• **Exercise prompt**:
Scan the records for the string "kStepWaves"; copy each line where it occurs.

:: Study material

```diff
@@ -1805,8 +1888,16 @@
         band_solve<KL, R, MODE, FAM == 1, SYMT, LE, SPD>(acc, tb, kf, kb, lnv QC_SOLVE_STAMP_PASS);
         QC_STAMP(8);
         {
-            cx<RT> xn[R];
-            apply_x<FAM, R>(acc, xn, cf, lnv);
+            cx<RT> xn[R], hn[ROT ? R : 1], eh[ROT ? R + 4 : 1];
+            if constexpr (ROT) {
+                make_ext<R, 2>(acc, eh, lnv);
+#pragma unroll
+                for (int j = 0; j < R; ++j)
+                    xn[j] = C(cf.xu[j + 1] * eh[j + 3].re + cf.xu[j] * eh[j + 1].re,
+                              cf.xu[j + 1] * eh[j + 3].im + cf.xu[j] * eh[j + 1].im);
+            } else {
+                apply_x<FAM, R>(acc, xn, cf, lnv);
+            }
             double s[2] = {0.0, 0.0}, pwin = 0.0, stop = 0.0, sbot = 0.0;
             if constexpr (FAM <= 1) {
                 const int r0 = N - a.bnd_len, lt = r0 / R, jt = r0 - lt * R;
@@ -1838,6 +1929,12 @@
                 for (int l = 0; l <= (a.bnd_len - 1) / R; ++l) sbot += readlane_d(pbot, l);
             }
             step_sum<2>(s);
+            if constexpr (ROT) {
+#pragma unroll
+                for (int j = 0; j < R; ++j)
+                    hn[j] = C(cf.hu[j + 2] * eh[j + 4].re + cf.hu[j] * eh[j].re,
+                              cf.hu[j + 2] * eh[j + 4].im + cf.hu[j] * eh[j].im);
+            }
             double scale = __builtin_amdgcn_rsq(s[0]);
             scale = scale * (1.5 - 0.5 * s[0] * scale * scale);
             scale = scale * (1.5 - 0.5 * s[0] * scale * scale);
@@ -1846,6 +1943,7 @@
             for (int j = 0; j < R; ++j) {
                 psi[j] = LAZY ? acc[j] : C(acc[j].re * (RT)scale, acc[j].im * (RT)scale);
                 xp[j] = LAZY ? xn[j] : C(xn[j].re * (RT)scale, xn[j].im * (RT)scale);
+                if constexpr (ROT) hp[j] = hn[j];
             }
             if constexpr (LAZY) {
                 scl = scale;
@@ -1856,6 +1954,7 @@
                         psi[j] = C(psi[j].re * (RT)scl, psi[j].im * (RT)scl);
                         xp[j] = C(xp[j].re * (RT)scl, xp[j].im * (RT)scl);
                     }
+                    if constexpr (ROT) apply_h<FAM, R>(psi, hp, cf, lnv);
                     scl = 1.0;
                     sq = 1.0;
                 }
@@ -2444,7 +2543,7 @@
     (FAM <= 1 ? (uint32_t)(R + 1 + (FAM == 1 ? R : 0)) * 64u * 8u : 0u);
 template <int FAM, int R, typename RT>
 constexpr bool kDual = sizeof(RT) == 8 && !(FAM == 2 && grid_rows_in_lds(R)) &&
-                      2u * ((kDualImg<FAM, R, RT> + 15u) & ~15u) + (uint32_t)kStepWaves<FAM, R, RT> * kNzLds <= 160u * 1024u;
+                      2u * ((kDualImg<FAM, R, RT> + 15u) & ~15u) + (uint32_t)kStepWaves<FAM, R, RT> * nz_lds(FAM <= 1) <= 160u * 1024u;
 
 template <int FAM, int R>
 constexpr bool kMode4 = FAM == 2 && grid_rows_in_lds(R);
```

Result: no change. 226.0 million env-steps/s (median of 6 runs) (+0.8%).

::::

• **Output for this exercise**:
-                      2u * ((kDualImg<FAM, R, RT> + 15u) & ~15u) + (uint32_t)kStepWaves<FAM, R, RT> * kNzLds <= 160u * 1024u;
+                      2u * ((kDualImg<FAM, R, RT> + 15u) & ~15u) + (uint32_t)kStepWaves<FAM, R, RT> * nz_lds(FAM <= 1) <= 160u * 1024u;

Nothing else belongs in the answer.